What, me mentally ill?


----------



## scatwomb (Oct 8, 2012)

I try to meditate at least 45 minutes a day, no matter what. I have found that, no matter what I am doing during the day, I can always find a little bit of time to formally pay attention to the quality of my thoughts.

You can do it anywhere. Standing up, sitting down, walking, laying down, etc. It's just focusing on your breath and the physical sensation of breathing, so, it's pretty simple.

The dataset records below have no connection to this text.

#ifdef NUSI_BATCH_TRACE
constexpr int kBtWg = 16, kBtN = 512;
__device__ unsigned long long g_bt[kBtWg * 4 * kBtN];
#define NUSI_BT()                                                                                                   \
    do {                                                                                                            \
        if (kRef && !kPP && !kSplit && kPair == 1 && blockIdx.x < 4 && blockIdx.y < 4 && (threadIdx.x & 63) == 0 && bt_i < kBtN) \
            g_bt[((blockIdx.y * 4 + blockIdx.x) * 4 + (threadIdx.x >> 6)) * kBtN + bt_i] = __builtin_amdgcn_s_memtime(); \
        ++bt_i;                                                                                                     \
    } while (0)
#else
#define NUSI_BT() do { } while (0)
#endif
template <bool kPP, bool kRef, bool kSplit, int kPair>
__device__ __forceinline__ void alpha_batch_body(const GridDev& g, const Point* __restrict__ pts, const SplineSet* __restrict__ splp,
                                                 const int* __restrict__ tiles, const int* __restrict__ batches,
                                                 double* __restrict__ A, const double* __restrict__ med,
                                                 int* __restrict__ warn, int* __restrict__ wmin, const MCornerDev& mc,
                                                 int pc0, double* __restrict__ kt)
{
    static_assert(kPair == 1 || (kPair == 2 && kRef && !kPP && !kSplit), "paired points: the reference order without phi-phi");
    constexpr int kQC = kPair == 2 ? 4 : kBatchQC;
    extern __shared__ __attribute__((aligned(16))) double sm[];
    const SplineSet& spl = *splp;
    __shared__ double tE[2 * kAlphaTile], sE[2 * kAlphaTile];
    __shared__ int tl[kAlphaTile], th[kAlphaTile], sl[kAlphaTile], sh[kAlphaTile];
    __shared__ int cnt[2];
    __shared__ double elo[2][kAlphaTile], ehi[2][kAlphaTile];
    __shared__ unsigned char elist[kPair == 2 ? kPairEntries : 1];
    const int tid = threadIdx.x, T = g.T;
    const int bx = blockIdx.x, by = blockIdx.y;
    const int bw = batches[by];
    const int p0 = bw & 0xffffff, nb = (int)((unsigned)bw >> 24);
    const AlphaTile tile = alpha_tile_decode(tiles + kTileWords * bx);
    const int n0 = tile.n0, m0 = tile.m0;
    const int Tm = (m0 + tile.mcnt < T) ? m0 + tile.mcnt : T;
    const int Tn = (n0 + tile.ncnt < T) ? n0 + tile.ncnt : T;
    const Point& P = pts[p0];
    if (kPair == 2) {
        const int r = alpha_tile_entry_rank(tile, T, tid);
        if (r >= 0 && r < kPairEntries) elist[r] = (unsigned char)tid;
    }
    if (tid < 2 * kAlphaTile) {
        const int side = tid / kAlphaTile, j = tid - side * kAlphaTile, b = (side ? m0 : n0) + j;
        if (b < (side ? Tm : Tn)) { elo[side][j] = g.lo[b]; ehi[side][j] = g.hi[b]; }
    }
    __syncthreads();
    if (tid == 0) cnt[0] = alpha_edge_list(elo[0], ehi[0], 0, Tn - n0, tE, tl, th);
    if (tid == 64) cnt[1] = alpha_edge_list(elo[1], ehi[1], 0, Tm - m0, sE, sl, sh);
    __syncthreads();
    const int ct = cnt[0], cs = cnt[1], cc = cs * ct;
    __shared__ int tsrc[2 * kAlphaTile], ssrc[2 * kAlphaTile];
    if (tid < 2 * kAlphaTile) {
        const int side = tid / kAlphaTile, j = tid - side * kAlphaTile, b0 = side ? m0 : n0;
        const int* il = side ? sl : tl;
        const int* ih = side ? sh : th;
        int* src = side ? ssrc : tsrc;
        if (b0 + j < (side ? Tm : Tn)) {
            src[ih[j]] = 2 * (b0 + j) + 1;
            if (j == 0 || il[j] != ih[j - 1]) src[il[j]] = 2 * (b0 + j);
        }
    }
    const int hq = kPair == 2 ? __builtin_amdgcn_readfirstlane(tid / kPairEntries) : 0;
    const int nent = kPair == 2 ? alpha_tile_entries(tile, T) : 0;
    int slot = tid;
    if (kPair == 2) {
        const int e = tid % kPairEntries;
        slot = (e < nent && nent <= kPairEntries) ? elist[e] : kTileThreads - 1;
    }
    const int ln = slot % kAlphaTile, lm = slot / kAlphaTile;
    const int n = n0 + ln, m = m0 + lm;
    const bool valid = alpha_tile_slot_valid(tile, T, slot);
    const size_t eidx = (size_t)m * (m - 1) / 2 + n;
    if (cs > kAlphaTile + 1 || ct > kAlphaTile + 1 || (kPair == 2 && nent > kPairEntries)) {
        if (alpha_tile_slot_valid(tile, T, tid)) {
            const int md = m0 + tid / kAlphaTile;
            for (int q = 0; q < nb; ++q)
                A[(size_t)(p0 + q) * g.PT + (size_t)md * (md - 1) / 2 + n0 + tid % kAlphaTile] = __builtin_nan("");
        }
        return;
    }
    const bool nonres = P.non_resonant, maj = P.majorana, cornered = nonres && maj;
    const bool needed = valid && (nonres || m == n + 1);
    constexpr int ccmax = kCC;
    double* P3 = sm;
    double* X = P3 + 3 * ccmax;
    double* mem = X + kXFields * ccmax;
    double* edgk = mem + 2 * ccmax;
    double* membq = edgk + alpha_tile_edge_stride(kAlphaTile + 1, kAlphaTile + 1);
    const int mbd = alpha_batch_memb_doubles(cs, ct);
    double* tmp = X;
    double* mix = X + 4 * kCC;
    const int mjobs = ct + cs + kAlphaTile;
    int wsh = 0;
    const int kb = kSplit ? (int)blockIdx.z : 0, ke = kSplit ? kb + 1 : 3;
#ifdef NUSI_BATCH_TRACE
    int bt_i = 0;
#endif
#pragma unroll 1
    for (int k = kb; k < ke; ++k) {
        NUSI_BT();
        __syncthreads();
        if (tid < mjobs) alpha_tile_edge_job_k(P, k, tid, tE, ct, sE, cs, g.lo, g.hi, m0, Tm, edgk);
        __syncthreads();
        NUSI_BT();
        AlphaPre pre{};
        PPTerm ppt{0.0, 1.0, 1.0};
        if (cornered) {
            for (int j = tid; j < cc; j += kTileThreads) b_corner<kRef>(j, edgk, ct, cs, P3, tmp);
            for (int j = tid; j < kAlphaTile * (cs + ct); j += kTileThreads)
                alpha_batch_mixed_job(j, edgk, ct, cs, tl, th, sl, sh, n0, m0, Tn, Tm, mix, mix + kAlphaTile * cs);
            __syncthreads();
            NUSI_BT();
            if (needed) {
                pre = b_pre(P, k, g.lo[n], g.hi[n], g.lo[m], g.hi[m], P3, tmp, mix, edgk, cs, ct, lm, ln, sl[lm], sh[lm],
                            tl[ln], th[ln]);
                if (kPP) {
                    const SplitLeaves lv = batch_bracket_leaves(P3, tmp, mix, edgk, cs, ct, lm, ln, sl[lm], sh[lm],
                                                                tl[ln], th[ln]);
                    ppt = alpha_k_pp(P, spl, k, g.lo[n], g.hi[n], g.lo[m], g.hi[m], lv, wsh);
                }
            }
            __syncthreads();
            NUSI_BT();
            if (!kRef)
                for (int j = tid; j < cc; j += kTileThreads) b_xshared(j, edgk, ct, cs, X);
        }
        const bool reload = !kSplit && k > 0 && needed;
        double tnext = reload && hq < nb ? A[(size_t)(p0 + hq) * g.PT + eidx] : 0.0;
        const int mq = tid / mjobs, mjob = tid - mq * mjobs;
        const double2* const mcb =
            kRef ? reinterpret_cast<const double2*>(mc.buf + (size_t)(p0 - pc0) * 6 * mc.NC + (size_t)k * 2 * nb * mc.NC)
                 : nullptr;
        int moff = -1;
        double2 mcv = make_double2(0.0, 0.0), mcv2 = mcv;
        if (kRef && cornered && tid < cc) {
            const int si = tid / ct, ti = tid - si * ct;
            const int us = mc.eu[ssrc[si]], ut = mc.eu[tsrc[ti]];
            if (ut <= us) {
                moff = us * (us + 1) / 2 + ut;
                mcv = mcb[moff];
                if (kPair == 2 && nb > 1) mcv2 = mcb[mc.NC + moff];
            }
        }
#pragma unroll 1
        for (int q0 = 0; q0 < nb; q0 += kQC) {
            const int nq = (nb - q0 < kQC) ? nb - q0 : kQC;
            __syncthreads();
            NUSI_BT();
            if (mq < nq) {
                MedVals mv{};
                alpha_batch_medge_load(nonres, mjob, tsrc, ct, ssrc, cs, m0, Tm, T,
                                       med + ((size_t)(p0 + q0 + mq) * 3 + k) * kMedFields * T, mv);
                alpha_batch_medge_store(nonres, mjob, ct, cs, m0, Tm, mv, membq + mq * mbd);
            }
            if (kRef && moff >= 0) {
                const int si = tid / ct, ti = tid - si * ct;
                const double S = edgk[kTEdgeFields * ct + kSEdgeVal * cs + si], t = edgk[kTEdgeVal * ct + ti];
#pragma unroll 1
                for (int qq = 0; qq < nq; ++qq)
                    X[(3 + qq) * kCC + tid] =
                        kPP ? b_marg(S, t, pts[p0 + q0 + qq].a_gr) : alpha_member_ref_arg(S, t, pts[p0 + q0 + qq].a_gr);
            }
            NUSI_BT();
#pragma unroll 1
            for (int qq = 0; qq < nq; qq += kPair) {
                const int q = q0 + qq + hq;
                const bool act = kPair == 1 || q < nb;
                const Point& Q = pts[p0 + (act ? q : nb - 1)];
                const double* memb = membq + (qq + hq) * mbd;
                double tot = tnext;
                if (reload && q + kPair < nb) tnext = A[(size_t)(p0 + q + kPair) * g.PT + eidx];
                __syncthreads();
                NUSI_BT();
                if (cornered) {
                    if (kRef) {
                        if (moff >= 0) {
                            const size_t o = (size_t)(q0 + qq) * mc.NC + moff;
                            X[tid] = mcv.x; X[kCC + tid] = mcv.y;
                            if (kPair == 2) { mem[tid] = mcv2.x; mem[kCC + tid] = mcv2.y; }
                            if (q0 + qq + kPair < nb) mcv = mcb[o + kPair * mc.NC];
                            if (kPair == 2 && q0 + qq + 3 < nb) mcv2 = mcb[o + 3 * mc.NC];
                        }
                    }
                    else
                        for (int j = tid; j < cc; j += kTileThreads) alpha_batch_mcorner_job(Q, j, edgk, ct, cs, X, memb, mem);
                }
                __syncthreads();
                NUSI_BT();
                int w = 0;
                TermRec rec;
                if (needed && act) {
                    SplitLeavesT<kRef> lv;
                    lv.cf[0] = P3; lv.cf[1] = P3; lv.cf[2] = P3; lv.cf[3] = P3; lv.cf[4] = P3;
                    lv.cf[5] = P3 + kCC; lv.cf[6] = P3 + 2 * kCC;
                    lv.corm = kRef && hq == 0 ? X : mem;
                    lv.cc = cc; lv.ct = ct; lv.cs = cs; lv.mb = lm; lv.nb = ln;
                    lv.sidx[0] = sl[lm]; lv.sidx[1] = sh[lm]; lv.tidx[0] = tl[ln]; lv.tidx[1] = th[ln];
                    lv.ted = edgk; lv.sed = edgk + kTEdgeFields * ct; lv.mbv = lv.sed + kSEdgeFields * cs;
                    lv.tedm = memb; lv.sedm = memb + ct; lv.mbm = memb + ct + 2 * cs;
                    lv.marg = kRef ? X + (3 + qq + hq) * kCC : memb + ct + 2 * cs + kAlphaTile + 2 * ct;
                    lv.xl = mix; lv.yl = mix;
                    if (kSplit)
                        alpha_k<SplitLeavesT<kRef>, kPP>(Q, spl, k, g.lo[n], g.hi[n], g.lo[m], g.hi[m], lv, rec, w,
                                                         cornered ? &pre : nullptr, kPP && cornered ? &ppt : nullptr);
                    else
                        alpha_k<SplitLeavesT<kRef>, kPP>(Q, spl, k, g.lo[n], g.hi[n], g.lo[m], g.hi[m], lv, tot, w,
                                                         cornered ? &pre : nullptr, kPP && cornered ? &ppt : nullptr);
                }
                if (kSplit) {
                    if (valid) {
                        double* o = kt + ((((size_t)(p0 + q) * 3 + k) * g.PT + eidx) << 3);
#pragma unroll
                        for (int j = 0; j < 7; ++j) o[j] = rec.v[j];
                        o[7] = needed ? (double)rec.n : -1.0;
                    }
                } else if (valid && act) A[(size_t)(p0 + q) * g.PT + eidx] = needed ? tot : 0.0;
                if (w) warn_entry(warn, wmin, T, p0 + q, w, n, m);
                NUSI_BT();
            }
        }
    }
    if (wsh)
        for (int q = 0; q < nb; ++q) warn_entry(warn, wmin, T, p0 + q, wsh, n, m);
}
template <bool kPP, bool kRef, bool kSplit = false>
__global__ __launch_bounds__(kTileThreads) __attribute__((amdgpu_waves_per_eu(batch_waves(kPP, kRef), batch_waves(kPP, kRef))))
void k_alpha_batch(GridDev g, const Point* __restrict__ pts, const SplineSet* __restrict__ splp, const int* __restrict__ tiles,
                   const int* __restrict__ batches, double* __restrict__ A, const double* __restrict__ med,
                   int* __restrict__ warn, int* __restrict__ wmin, MCornerDev mc, int pc0, double* __restrict__ kt)
{
    if (!kPP && kRef && !kSplit && alpha_tile_decode(tiles + kTileWords * blockIdx.x).pair) {
        alpha_batch_body<false, true, false, 2>(g, pts, splp, tiles, batches, A, med, warn, wmin, mc, pc0, nullptr);
        return;
    }
    alpha_batch_body<kPP, kRef, kSplit, 1>(g, pts, splp, tiles, batches, A, med, warn, wmin, mc, pc0, kt);
}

So yeah, don't just do it when you're stressed! Do it everyday!


----------



## Earth (Oct 8, 2012)

mediation is a huge part of my life.
I prefer to meditate while out kayaking where I can be one with the elements


----------



## TheUndeadPhoenix (Oct 8, 2012)

I've been too out of touch for the last 2 years. I can't meditate ever anymore. I used to, but some mental block came along and *boom*. I can't do it anymore >_< It annoys the fuck out of me.


----------



## VomitIsJustSkimMilk (Oct 9, 2012)

No meditation, but I try to catch every sunset and sunrise when I'm on the road. If you're having head problems, I'd check out Icarus Project. They're a nice bunch of people on another board that help folks with that stuff.


----------



## Deleted member 2626 (Dec 20, 2012)

I meditate like someone else said, when Im at a dead point. Where I'm like, what now? I was doing it for awhile there, when I was reading dharma bums. I run a lot more with my dog now and that helps, cuz after I'm done pushing myself past STOP my heads spinning and floating. I sit sometimes with headphones in and let the music take up all sound and just think off the tune and then turn it off. leaves me better and more more ready for whatever


----------



## daveycrockett (Dec 27, 2012)

yup, you can use it for a lot of things, i usually try to tell people who are having trouble sleeping to do it, anything else is too hard to explain and is usually a waste of time, but yeah works for me, been doing it more than half my life..I like to use it for a forced de ja vu.


----------